The English materialist philosopher Thomas Hobbes (1588–1679) was also accused of atheism, but he denied it. His theism was unusual, in that he held god to be material. Even earlier, the British playwright and poet, Christopher Marlowe (1563–1593), was accused of atheism when a tract denying the divinity of Christ was found in his home. Before he could finish defending himself against the charge, Marlowe was murdered, although this was not related to the religious issue.
The Age of Enlightenment
By the 1770s, atheism was ceasing to be a dangerous accusation that required denial, and was evolving into a position openly avowed by some. The first open denial of the existence of god and avowal of atheism since classical times may be that of Paul Baron d'Holbach (1723–1789) in his 1770 work, The System of Nature. D'Holbach was a Parisian social figure who conducted a famous salon widely attended by many intellectual notables of the day, including Denis Diderot, Jean Jacques Rousseau, David Hume, Adam Smith, and Benjamin Franklin. Nevertheless, his book was published under a pseudonym, and was banned and publicly burned by the Executioner.
The Cult of Reason was a creed based on atheism devised during the French Revolution by Jacques Hébert, Pierre Gaspard Chaumette and their supporters. It was stopped by Maximilien Robespierre, a Deist, who instituted the Cult of the Supreme Being. Both cults were the outcome of the "de-Christianization" of French society during the Revolution and part of the Reign of Terror.
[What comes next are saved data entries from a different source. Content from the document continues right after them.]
# wangtong627/COR

Measured on AMD Instinct MI355X. Metric: query triplets/sec (forward + similarity + top-k), higher is better.
Workload: dtype bf16

## Files before the change

cor_amd/csrc/flash_attn.hip:

```cpp
#include <cstdlib>
#include <type_traits>

#include "common.h"

typedef short s16x4 __attribute__((ext_vector_type(4)));

namespace {

struct FlashArgs {
  const bf16_t* q; const bf16_t* k; const bf16_t* v; void* o;
  long q_sb, q_st, k_sb, k_st, v_sb, v_st, o_sb, o_st;
  int H, Tq, Tk;
  float scale_log2;
  float tbl_scale;
  const bf16_t* pad_row; const float* rel_h; const float* rel_w;
  int grid, S, nW, d3;
  int nqt;
  int rev;
};

constexpr int KT = 64;
constexpr int TILE_B = KT * 128;
constexpr int KV_BYTES = 4 * TILE_B;
constexpr int AUX_PER_WAVE = 8192;
constexpr float LOG2E = 1.4426950408889634f;

__device__ __forceinline__ int acc_row(int e, int h) { return (e & 3) + 8 * (e >> 2) + 4 * h; }

__device__ __forceinline__ float other_half(float x) {
  const unsigned u = __float_as_uint(x);
  const auto r = __builtin_amdgcn_permlane32_swap(u, u, false, false);
  return __uint_as_float((threadIdx.x & 32) ? r[0] : r[1]);
}

typedef float f32x2_t __attribute__((ext_vector_type(2)));
typedef __bf16 bf16x2_t __attribute__((ext_vector_type(2)));
__device__ __forceinline__ uint32_t pk2(float a, float b) {
  const f32x2_t v = {a, b};
  return __builtin_bit_cast(uint32_t, __builtin_convertvector(v, bf16x2_t));
}
__device__ __forceinline__ uint4 pack8(float f0, float f1, float f2, float f3, float f4, float f5, float f6, float f7) {
  uint4 u;
  u.x = pk2(f0, f1); u.y = pk2(f2, f3); u.z = pk2(f4, f5); u.w = pk2(f6, f7);
  return u;
}

__device__ __forceinline__ float sum2_bf16(uint32_t pair, float acc) {
  return __builtin_amdgcn_fdot2_f32_bf16(__builtin_bit_cast(bf16x2_t, pair), __builtin_bit_cast(bf16x2_t, 0x3f803f80u), acc, false);
}
__device__ __forceinline__ float max3f_(float a, float b, float c) { return fmaxf(fmaxf(a, b), c); }

__device__ __forceinline__ uint4 table_frag(const float* tbl, int j, int c, int h) {
  const float* p = tbl + (long)j * 64 + 16 * c + 8 * h;
  const f32x4 a = *(const f32x4*)p, b = *(const f32x4*)(p + 4);
  return pack8(a[0], a[1], a[2], a[3], b[0], b[1], b[2], b[3]);
}
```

The culte de la Raison developed during the uncertain period 1792-94 (Years I and III of the Revolution), following the September Massacres, when Revolutionary France was ripe with fears of internal and foreign enemies. Several Parisian churches were transformed into Temples of Reason, notably the Church of Saint-Paul Saint-Louis in the Marais. The churches were closed in May 1793 and more securely, 24 November 1793, when the Catholic Mass was forbidden.
The Cult of Reason was celebrated in a carnival atmosphere of parades, ransacking of churches, ceremonious iconoclasm, in which religious and royal images were defaced, and ceremonies which substituted the "martyrs of the Revolution" for Christian martyrs. The earliest public demonstrations took place en province, outside Paris, notably by Hébertists in Lyon, but took a further radical turn with the Fête de la Liberté ("Festival of Liberty") at Notre Dame de Paris, 10 November (20 Brumaire) 1793, in ceremonies devised and organised by Pierre-Gaspard Chaumette. The Cult of Reason centered upon a young woman designated the Goddess of Reason.
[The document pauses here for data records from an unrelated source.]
__device__ void ev_push_at(const Dev &d, int a, int64_t tick, uint32_t phase, uint64_t order, int code, int64_t x,
                           int64_t y) {
  if (!(d.flags & 1)) return;
  if (d.tiled && d.tile_id != 0 && phase != PH_PELLET && phase != PH_BLOB) return;
  int i = atomicAdd(&d.ctl[a].n_ev, 1);
  if (i >= d.EVcap) {
    set_err(d, a, ERR_EVENT_CAP);
    return;
  }
  int64_t *e = d.ev + ((size_t)a * d.EVcap + i) * 5;
  e[0] = (tick << 8) | phase;
  e[1] = (int64_t)order;
  e[2] = code;
  e[3] = x;
  e[4] = y;
}
__device__ void ev_push(const Dev &d, int a, uint32_t phase, uint64_t order, int code, int64_t x, int64_t y) {
  ev_push_at(d, a, d.ctl[a].tick, phase, order, code, x, y);
}

template <class F>
__device__ __forceinline__ void grid_visit(const int *start, const int *items, int cols, Rect q, int E, F f,
                                           int shift = 0) {
  if (q.x1 < q.x0 || q.y1 < q.y0) return;
  const Span g = grid_span(q, E, cols, shift);
  for (int by = g.by0; by <= g.by1; by++) {
    int lo = start[by * g.stride + g.bx0], hi = start[by * g.stride + g.bx1 + 1];
    for (int t = lo; t < hi; t++) f(items ? items[t] : t);
  }
}
__device__ __forceinline__ int expand_for(double rmax) { return (int)ceil((rmax + 1.0) / kBucket) + 1; }

__device__ __forceinline__ void update_virus(const Dev &d, int gi) {
  int a = gi / d.Vcap, i = gi - a * d.Vcap;
  if (i >= d.ctl[a].n_vir || !(d.v_flags[gi] & F_ALIVE)) return;
  int svc = d.v_svc[gi];
  double svx = d.v_svx[gi], svy = d.v_svy[gi], x = d.v_x[gi], y = d.v_y[gi];
  update_momentum(svc, svx, svy);
  update_pos(x, y, d.v_vx[gi], d.v_vy[gi], svx, svy, svc, (double)d.size, (double)d.size);
  d.v_svc[gi] = svc;
  d.v_svx[gi] = svx;
  d.v_svy[gi] = svy;
  d.v_x[gi] = x;
  d.v_y[gi] = y;
  d.v_flags[gi] |= F_INHASH;
}

__device__ __forceinline__ bool update_blob(const Dev &d, int gi, double &x, double &y) {
  int a = gi / d.Ecap, i = gi - a * d.Ecap;
  if (i >= d.ctl[a].n_blob || !(d.b_flags[gi] & F_ALIVE)) return false;
  if (d.b_svc[gi] == 0) {
    int j = atomicAdd(&d.ctl[a].n_pnew, 1);
    if (j >= d.Pcap) {
      set_err(d, a, ERR_PELLET_CAP);
      return false;
    }
    size_t pj = (size_t)a * d.Pcap + j;
    d.pn[pj] = PelRec{d.b_x[gi], d.b_y[gi], d.b_m[gi], d.b_seq[gi]};
    d.pn_col[pj] = d.b_col[gi];
    d.b_flags[gi] = 0;
    atomicOr(&d.ctl[a].dirty, DIRTY_BLOB);
    return false;
  }
  int svc = d.b_svc[gi];
  double svx = d.b_svx[gi], svy = d.b_svy[gi];
  x = d.b_x[gi];
  y = d.b_y[gi];
  update_momentum(svc, svx, svy);
  update_pos(x, y, d.b_vx[gi], d.b_vy[gi], svx, svy, svc, (double)d.size, (double)d.size);
  d.b_svc[gi] = svc;
  d.b_svx[gi] = svx;
  d.b_svy[gi] = svy;
  d.b_x[gi] = x;
  d.b_y[gi] = y;
  return true;
}
__device__ __forceinline__ int blob_cell(const Dev &d, double x, double y) {
  const int s = d.cshift, cc = (d.cols + (1 << s) - 1) >> s;
  return (center_bucket_coord(y, d.cols) >> s) * cc + (center_bucket_coord(x, d.cols) >> s);
}
__device__ __forceinline__ int *cgrid_counts(const Dev &d, int a, int row);
__device__ __forceinline__ void blob_count(const Dev &d, int a, size_t g, double x, double y) {
  const int b = blob_cell(d, x, y);
  d.b_rank[g] = (b << 12) | atomicAdd(&cgrid_counts(d, a, 1)[b], 1);
}

__device__ __forceinline__ void predicted_counts(int heavy, int n0, bool split, bool eject, int &nsplit, int &nb) {
  const int c36 = heavy & 0xFF, c70 = (heavy >> 8) & 0xFF, c35 = (heavy >> 16) & 0xFF;
  nsplit = split ? min(c36, kMaxCells - n0) : 0;
  nb = eject ? 2 * min(nsplit, c70) + (c36 - nsplit) + c35 : 0;
}
struct CellIn {
  double m, r, svx, svy, mt, x, y;
  int svc;
};
__device__ __forceinline__ CellIn load_cell(const Dev &d, size_t ci) {
  return CellIn{d.c_m[ci], d.c_r[ci], d.c_svx[ci], d.c_svy[ci], d.c_mt[ci], d.c_x[ci], d.c_y[ci], d.c_svc[ci]};
}
__device__ __forceinline__ void update_cell(const Dev &d, size_t ci, const CellIn &in, double cmdx, double cmdy,
                                            bool split, int *heavy) {
  double m = in.m, r = in.r, svx = in.svx, svy = in.svy;
  const double mt = in.mt, x = in.x, y = in.y;
  int svc = in.svc;
  if (m >= 4) {
    m = m * kDecay;
    r = radius_of(m);
    d.c_m[ci] = m;
    d.c_r[ci] = r;
  }
  if (m >= 35)
    atomicAdd(heavy, (m > 36 ? 1 : 0) | (m >= 70 ? 1 << 8 : 0) | (m > 36 ? 0 : 1 << 16));
  update_momentum(svc, svx, svy);
  d.c_svc[ci] = svc;
  d.c_svx[ci] = svx;
  d.c_svy[ci] = svy;
  if (mt > 0) d.c_mt[ci] = mt - 1;
  double vx, vy, ca, sa;
  set_move_direction(x, y, m, r, cmdx, cmdy, vx, vy, ca, sa);
  d.c_vx[ci] = vx;
  d.c_vy[ci] = vy;
  if (split && m > 36) {
    const double W = (double)d.size, nr = radius_of(m / 2);
    const double xp = ca * nr * 4.5 + x, yp = sa * nr * 4.5 + y;
    double svx2, svy2;
    int svc2;
    add_momentum(x, y, xp, yp, W, W, r, svx2, svy2, svc2);
    d.sp_r[ci] = nr;
    d.sp_svx[ci] = svx2;
    d.sp_svy[ci] = svy2;
// ... 805 lines not shown
  }
  __syncthreads();
  PT_MARK(1, 5);
  const int64_t seq0 = s_seq0;
  const int blob0 = s_blob0;
  if (tile == ntiles - 1 && tid == 0) {
    const int tot = s_ps + s_ts, totb = s_pb + s_tb;
    c.seq_base_upd = seq0;
    c.seq_next = seq0 + tot;
    __hip_atomic_store(&c.n_blob_base, blob0, __ATOMIC_RELAXED, __HIP_MEMORY_SCOPE_AGENT);
    __hip_atomic_store(&c.n_blob_add, totb, __ATOMIC_RELAXED, __HIP_MEMORY_SCOPE_AGENT);
  }
  if (p < d.B && (fast || hslot >= 0 ? nb > 0 || nn > 0 : d.p_alive[gp] != 0)) {
    const int64_t s0 = seq0 + s_ps + ws[w] + (is - vs);
    const int boff = s_pb + wb[w] + (ib - vb);
    if (hslot >= 0) {
      const int n = s_hn[hslot];
      for (int k = n - nn; k < n; k++) d.c_seq[(size_t)s_hl[hslot][k] * NP + gp] = s0 + (k - (n - nn));
    } else if (fast) {
#pragma unroll
      for (int k = 0; k < kTailRegs; k++)
        if (k >= fn - nn && k < fn) d.c_seq[(size_t)flst[k] * NP + gp] = s0 + (k - (fn - nn));
    } else {
      const int n = d.p_ncells[gp];
      for (int k = 0; k < n; k++) {
        size_t ci = (size_t)d.p_list[k * NP + gp] * NP + gp;
        if (k >= n - nn) d.c_seq[ci] = s0 + (k - (n - nn));
        d.c_flags[ci] = (d.c_flags[ci] & ~F_NEW) | F_INHASH;
      }
    }
    for (int j = 0; j < nb; j++) {
      int bi = blob0 + boff + j;
      if (bi >= d.Ecap) break;
      size_t g = (size_t)a * d.Ecap + bi, si = (size_t)j * NP + gp;
      const double bm = kEjectMass * 0.8, bx = d.sb_x[si], by = d.sb_y[si];
      d.b_x[g] = bx;
      d.b_y[g] = by;
      d.b_m[g] = bm;
      d.b_r[g] = radius_of(bm);
      d.b_vx[g] = 0;
      d.b_vy[g] = 0;
      d.b_svx[g] = d.sb_svx[si];
      d.b_svy[g] = d.sb_svy[si];
      d.b_svc[g] = 15;
      d.b_seq[g] = s0 + nn + j;
      d.b_ej[g] = d.c_seq[(size_t)d.sb_slot[si] * NP + gp];
      d.b_col[g] = p;
      d.b_flags[g] = F_ALIVE;
      blob_count(d, a, g, bx, by);
    }
  }
  PT_MARK(1, 6);
  finish();
}


__device__ __forceinline__ int block_excl_1024(int x, int *wsum, int *total) {
  const int tid = threadIdx.x, lane = tid & 63, w = tid >> 6, nw = blockDim.x >> 6;
  int inc = x;
#pragma unroll
  for (int off = 1; off < 64; off <<= 1) {
    int y = __shfl_up(inc, off);
    if (lane >= off) inc += y;
  }
  if (lane == 63) wsum[w] = inc;
  __syncthreads();
  if (w == 0) {
    int v = lane < nw ? wsum[lane] : 0, vi = v;
#pragma unroll
    for (int off = 1; off < 16; off <<= 1) {
      int y = __shfl_up(vi, off);
      if (lane >= off) vi += y;
    }
    if (lane < nw) wsum[lane] = vi - v;
    if (lane == nw - 1) *total = vi;
  }
  __syncthreads();
  return inc - x + wsum[w];
}


template <int KIND>
__device__ __forceinline__ void grid_small_build(const Dev &d, int a, int *cnt, int *sh) {
  __shared__ double vmin_w[32];
  const int tid = threadIdx.x, T = blockDim.x, s = d.cshift;
  const int cc = (d.cols + (1 << s) - 1) >> s, Hc = cc * cc;
  ArenaCtl &c = d.ctl[a];
  const int per = KIND == 1 ? d.Ecap : d.Vcap;
  const int n = KIND == 1 ? c.n_blob : c.n_vir;
  __syncthreads();
  int *start = (KIND == 1 ? d.bstart : d.vstart) + (size_t)a * (d.H + 1);
  int *items = (KIND == 1 ? d.bitems : d.vitems) + (size_t)a * per;
  int *rank = (KIND == 1 ? d.b_rank : d.v_rank) + (size_t)a * per;
  for (int i = tid; i <= Hc; i += T) cnt[i] = 0;
  __syncthreads();
  double rloc = 0;
  for (int i = tid; i < n; i += T) {
    size_t g = (size_t)a * per + i;
    bool ok = (KIND == 1 ? d.b_flags[g] : d.v_flags[g]) & F_ALIVE;
    int rk = -1;
    if (ok) {
      double x = KIND == 1 ? d.b_x[g] : d.v_x[g], y = KIND == 1 ? d.b_y[g] : d.v_y[g];
      if (KIND == 2) rloc = fmax(rloc, d.v_r[g]);
      int b = (center_bucket_coord(y, d.cols) >> s) * cc + (center_bucket_coord(x, d.cols) >> s);
      rk = (b << 12) | atomicAdd(&cnt[b], 1);
    }
    rank[i] = rk;
  }
  if (KIND == 2) {
    double mn = __builtin_inf();
    for (int i = tid; i < n; i += T) {
      size_t g = (size_t)a * per + i;
      if (d.v_flags[g] & F_ALIVE) mn = fmin(mn, d.v_m[g]);
    }
#pragma unroll
    for (int off = 32; off > 0; off >>= 1) {
      mn = fmin(mn, __shfl_xor(mn, off));
      rloc = fmax(rloc, __shfl_xor(rloc, off));
    }
    if ((tid & 63) == 0) {
      vmin_w[tid >> 6] = mn;
      vmin_w[16 + (tid >> 6)] = rloc;
    }
  }
  __syncthreads();
  if (KIND == 2 && tid == 0) {
    double mn = vmin_w[0], rm = vmin_w[16];
    for (int k = 1; k < T >> 6; k++) {
      mn = fmin(mn, vmin_w[k]);
      rm = fmax(rm, vmin_w[16 + k]);
    }
    c.vmin_mass = mn;
    c.rmax_virus = rm;
  }
  block_scan_excl(cnt, cnt, Hc + 1, sh);
  for (int i = tid; i <= Hc; i += T) start[i] = cnt[i];
  for (int i = tid; i < n; i += T) {
    int rk = rank[i];
    if (rk < 0) continue;
    int b = rk >> 12, r = rk & 4095;
    if (r == 4095) set_err(d, a, ERR_SLOT);
    items[cnt[b] + r] = i;
  }
  __syncthreads();
}
__device__ __forceinline__ int cgrid_cols(const Dev &d) { return (d.cols + (1 << d.cshift_c) - 1) >> d.cshift_c; }
__device__ __forceinline__ int cgrid_bucket(const Dev &d, double x, double y) {
  const int sh = d.cshift_c;
  return (center_bucket_coord(y, d.cols) >> sh) * cgrid_cols(d) + (center_bucket_coord(x, d.cols) >> sh);
}
__device__ __forceinline__ int *cgrid_counts(const Dev &d, int a, int row) {
  return d.cgcnt + ((size_t)a * 2 + row) * CG_STRIDE;
}
__device__ __forceinline__ void cgrid_count_cell(const Dev &d, int a, size_t ci, double x, double y) {
  const int per = kMaxCells * d.B, slot = (int)(ci / d.NP), p = (int)(ci - (size_t)slot * d.NP) - a * d.B;
  const int b = cgrid_bucket(d, x, y);
  d.c_rank[(size_t)a * per + (size_t)slot * d.B + p] = (b << 17) | atomicAdd(&cgrid_counts(d, a, 0)[b], 1);
}
struct NoMid {
  __device__ void operator()() const {}
};
template <class Mid = NoMid>
__device__ void count_scan_256(int *cnt, int n, int *start, int *lds, uint16_t *bits, Mid mid = Mid()) {
  __shared__ int wsum[4];
  const int tid = threadIdx.x, lane = tid & 63, w = tid >> 6;
  const int4 *c4 = reinterpret_cast<const int4 *>(cnt);
  int v[16], sum = 0;
  int4 q4[4];
#pragma unroll
  for (int k = 0; k < 4; k++) {
    const int j = tid * 16 + 4 * k;
    q4[k] = j < n ? c4[j >> 2] : make_int4(0, 0, 0, 0);
  }
  mid();
#pragma unroll
  for (int k = 0; k < 4; k++) {
    const int j = tid * 16 + 4 * k;
    const int4 q = q4[k];
    v[4 * k] = j < n ? q.x : 0;
    v[4 * k + 1] = j + 1 < n ? q.y : 0;
    v[4 * k + 2] = j + 2 < n ? q.z : 0;
    v[4 * k + 3] = j + 3 < n ? q.w : 0;
  }
#pragma unroll
  for (int k = 0; k < 16; k++) sum += v[k];
  if (bits) {
    uint32_t bm = 0;
#pragma unroll
    for (int k = 0; k < 16; k++) bm |= (v[k] != 0 ? 1u : 0u) << k;
    bits[tid] = (uint16_t)bm;
  }
  int inc = sum;
#pragma unroll
  for (int off = 1; off < 64; off <<= 1) {
    int t = __shfl_up(inc, off);
    if (lane >= off) inc += t;
  }
  if (lane == 63) wsum[w] = inc;
  if constexpr (std::is_same<Mid, NoMid>::value) {
    __syncthreads();
  } else {
    __builtin_amdgcn_fence(__ATOMIC_RELEASE, "workgroup", "local");
    __builtin_amdgcn_s_barrier();
    __builtin_amdgcn_fence(__ATOMIC_ACQUIRE, "workgroup", "local");
  }
  int run = inc - sum;
  for (int k = 0; k < w; k++) run += wsum[k];
  const int total = wsum[0] + wsum[1] + wsum[2] + wsum[3];
#pragma unroll
  for (int k = 0; k < 16; k++) {
    const int j = tid * 16 + k;
    if (j < n) {
      start[j] = run;
      if (lds) lds[j] = run;
      cnt[j] = 0;
    }
    run += v[k];
  }
  if (tid == 0) {
    start[n] = total;
    if (lds) lds[n] = total;
  }
}
template <class Mid = NoMid>
__device__ __forceinline__ void cgrid_scan_block(const Dev &d, int a, Mid mid = Mid()) {
  const int cc = cgrid_cols(d);
  count_scan_256(cgrid_counts(d, a, 0), cc * cc, d.cstart + (size_t)a * (d.H + 1), nullptr, nullptr, mid);
}
__device__ __forceinline__ void cgrid_place_player(const Dev &d, int gp, int n) {
  const int NP = d.NP, a = gp / d.B, p = gp - a * d.B, per = kMaxCells * d.B;
  const int *start = d.cstart + (size_t)a * (d.H + 1);
  int *items = d.citems + (size_t)a * per;
  for (int k = 0; k < n; k++) {
    const int slot = d.p_list[k * NP + gp];
    const int br = d.c_rank[(size_t)a * per + (size_t)slot * d.B + p];
    items[start[br >> 17] + (br & 0x1FFFF)] = slot * NP + gp;
  }
}


__device__ __forceinline__ int prow_entry(const Dev &d, int bx, int by) { return by * (d.cols + 1) + bx; }
__device__ __forceinline__ void prow_count(const Dev &d, int a, int j) {
  const int gi = a * d.Pcap + j;
  ArenaCtl &c = d.ctl[a];
  if (j == 0) c.n_pel = 0;
  if (j >= c.n_pnew) return;
  const PelRec r = d.pn[gi];
  const int bx = center_bucket_coord(r.x, d.cols), by = center_bucket_coord(r.y, d.cols);
  d.pel_rank[gi] = tile_holds_bucket(d, bx, by) ? atomicAdd(&d.pncnt[(size_t)a * d.PH1 + prow_entry(d, bx, by)], 1) : -1;
}
__device__ __forceinline__ int block_scan4(int *v, int *wsum) {
  const int tid = threadIdx.x, lane = tid & 63, w = tid >> 6;
  int sum = v[0] + v[1] + v[2] + v[3], inc = sum;
#pragma unroll
  for (int off = 1; off < 64; off <<= 1) {
    const int y = __shfl_up(inc, off);
    if (lane >= off) inc += y;
  }
  if (lane == 63) wsum[w] = inc;
  __syncthreads();
  int before = 0, total = 0;
  for (int k = 0; k < 4; k++) {
    before += k < w ? wsum[k] : 0;
    total += wsum[k];
  }
  __syncthreads();
  int run = before + inc - sum;
  for (int k = 0; k < 4; k++) {
    const int x = v[k];
    v[k] = run;
    run += x;
  }
  return total;
}
__device__ __forceinline__ void prow_scan(const Dev &d, int r, int a) {
  __shared__ int wsum[4];
  const int tid = threadIdx.x, C = d.cols;
  ArenaCtl &c = d.ctl[a];
  int *cnt = d.pncnt + (size_t)a * d.PH1 + (size_t)r * (C + 1);
  int *st = d.pstart + (size_t)a * d.PH1 + (size_t)r * (C + 1);
  int v[4];
  for (int k = 0; k < 4; k++) {
    const int bx = tid * 4 + k;
    v[k] = bx < C ? cnt[bx] : 0;
  }
  const int total = block_scan4(v, wsum), base = r * d.PR;
  for (int k = 0; k < 4; k++) {
    const int bx = tid * 4 + k;
    if (bx < C) {
      st[bx] = base + min(v[k], d.PR);
      cnt[bx] = 0;
    }
  }
  if (tid == 0) {
    st[C] = base + min(total, d.PR);
    if (total > d.PR) set_err(d, a, ERR_PELLET_CAP);
    atomicAdd(&c.n_pel, min(total, d.PR));
    if (r == 0) {
      c.src_n_stage = c.n_pnew;
      c.n_pnew = 0;
      c.n_pel_eaten = 0;
    }
  }
}
__global__ void __launch_bounds__(256) k_prow_scan(Dev d, ArenaSel sel) {
  prow_scan(d, blockIdx.x, sel.arena(blockIdx.y));
}
__device__ __forceinline__ void prow_scatter(const Dev &d, int a, int j) {
  const int gi = a * d.Pcap + j;
  if (j >= d.ctl[a].src_n_stage) return;
  const int rk = d.pel_rank[gi];
  if (rk < 0) return;
  const PelRec r = d.pn[gi];
  const int bx = center_bucket_coord(r.x, d.cols), by = center_bucket_coord(r.y, d.cols);
  const int e = (int)((size_t)a * d.PH1) + prow_entry(d, bx, by);
  const int pos = d.pstart[e] + rk;
  if (pos >= d.pstart[e + 1]) return;
  const size_t o = (size_t)a * d.PS + pos;
  d.pel[o] = r;
  d.pel_col[o] = d.pn_col[gi];
}
__device__ __forceinline__ void merge_player(const Dev &d, int gp) {
  if (gp >= d.NP) return;
  const int NP = d.NP, a = gp / d.B;
  uint8_t l4[kTailRegs];
#pragma unroll
  for (int k = 0; k < kTailRegs; k++) l4[k] = d.p_list[k * NP + gp];
  const bool alive = d.p_alive[gp];
  const int n = d.p_ncells[gp];
  if (!alive) return;
  uint8_t cs[kMaxCells];
  int nm = 0;
  double mt4[kTailRegs];
#pragma unroll
  for (int k = 0; k < kTailRegs; k++) mt4[k] = k < n ? d.c_mt[(size_t)l4[k] * NP + gp] : 1.0;
#pragma unroll
  for (int k = 0; k < kTailRegs; k++)
    if (k < n && mt4[k] <= 0) cs[nm++] = l4[k];
  for (int k = kTailRegs; k < n; k++) {
    uint8_t s = d.p_list[k * NP + gp];
    if (d.c_mt[(size_t)s * NP + gp] <= 0) cs[nm++] = s;
  }
  if (nm <= 1) return;
  for (int i = 1; i < nm; i++) {
    uint8_t key = cs[i];
    double km = d.c_m[(size_t)key * NP + gp];
    int j = i - 1;
    while (j >= 0 && km > d.c_m[(size_t)cs[j] * NP + gp]) {
      cs[j + 1] = cs[j];
      j--;
    }
    cs[j + 1] = key;
  }
  uint32_t order = 0;
  for (int i = 0; i < nm; i++) {
    size_t c1 = (size_t)cs[i] * NP + gp;
    if (!(d.c_flags[c1] & F_ALIVE)) continue;
    for (int j = 0; j < nm; j++) {
      size_t c2 = (size_t)cs[j] * NP + gp;
      if (!(d.c_flags[c2] & F_ALIVE) || c2 == c1) continue;
      if (!overlap(d.c_x[c1], d.c_y[c1], d.c_m[c1], d.c_r[c1], d.c_x[c2], d.c_y[c2], d.c_m[c2], d.c_r[c2]))
        continue;
      bool first_big = d.c_m[c1] > d.c_m[c2];
      size_t bi = first_big ? c1 : c2, si = first_big ? c2 : c1;
      ev_push(d, a, PH_MERGE, ((uint64_t)(gp - a * d.B) << 20) | order++, 1, d.c_seq[bi], d.c_seq[si]);
      double m = grow_mass(d.c_m[bi], d.c_m[si]);
      d.c_m[bi] = m;
      d.c_r[bi] = radius_of(m);
      d.c_flags[si] = 0;
      uint8_t sslot = (uint8_t)(si / NP);
      int cur = d.p_ncells[gp], w = 0;
      for (int k = 0; k < cur; k++) {
        uint8_t s = d.p_list[k * NP + gp];
        if (s != sslot) d.p_list[(w++) * NP + gp] = s;
      }
      d.p_ncells[gp] = w;
      if (!(d.c_flags[c1] & F_ALIVE)) break;
    }
  }
}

The pamphlet Answer to Dr Priestley's Letters to a Philosophical Unbeliever (1782) is considered to be the first published declaration of atheism in Britain — plausibly the first in English (as distinct from covert or cryptically atheist works). The otherwise unknown 'William Hammon' (possibly a pseudonym) signed the preface and postscript as editor of the work, and the anonymous main text is attributed to Matthew Turner (d. 1788?), a Liverpool physician who may have known Priestley. Historian of atheism David Berman has argued strongly for Turner's authorship, but also suggested that there may have been two authors.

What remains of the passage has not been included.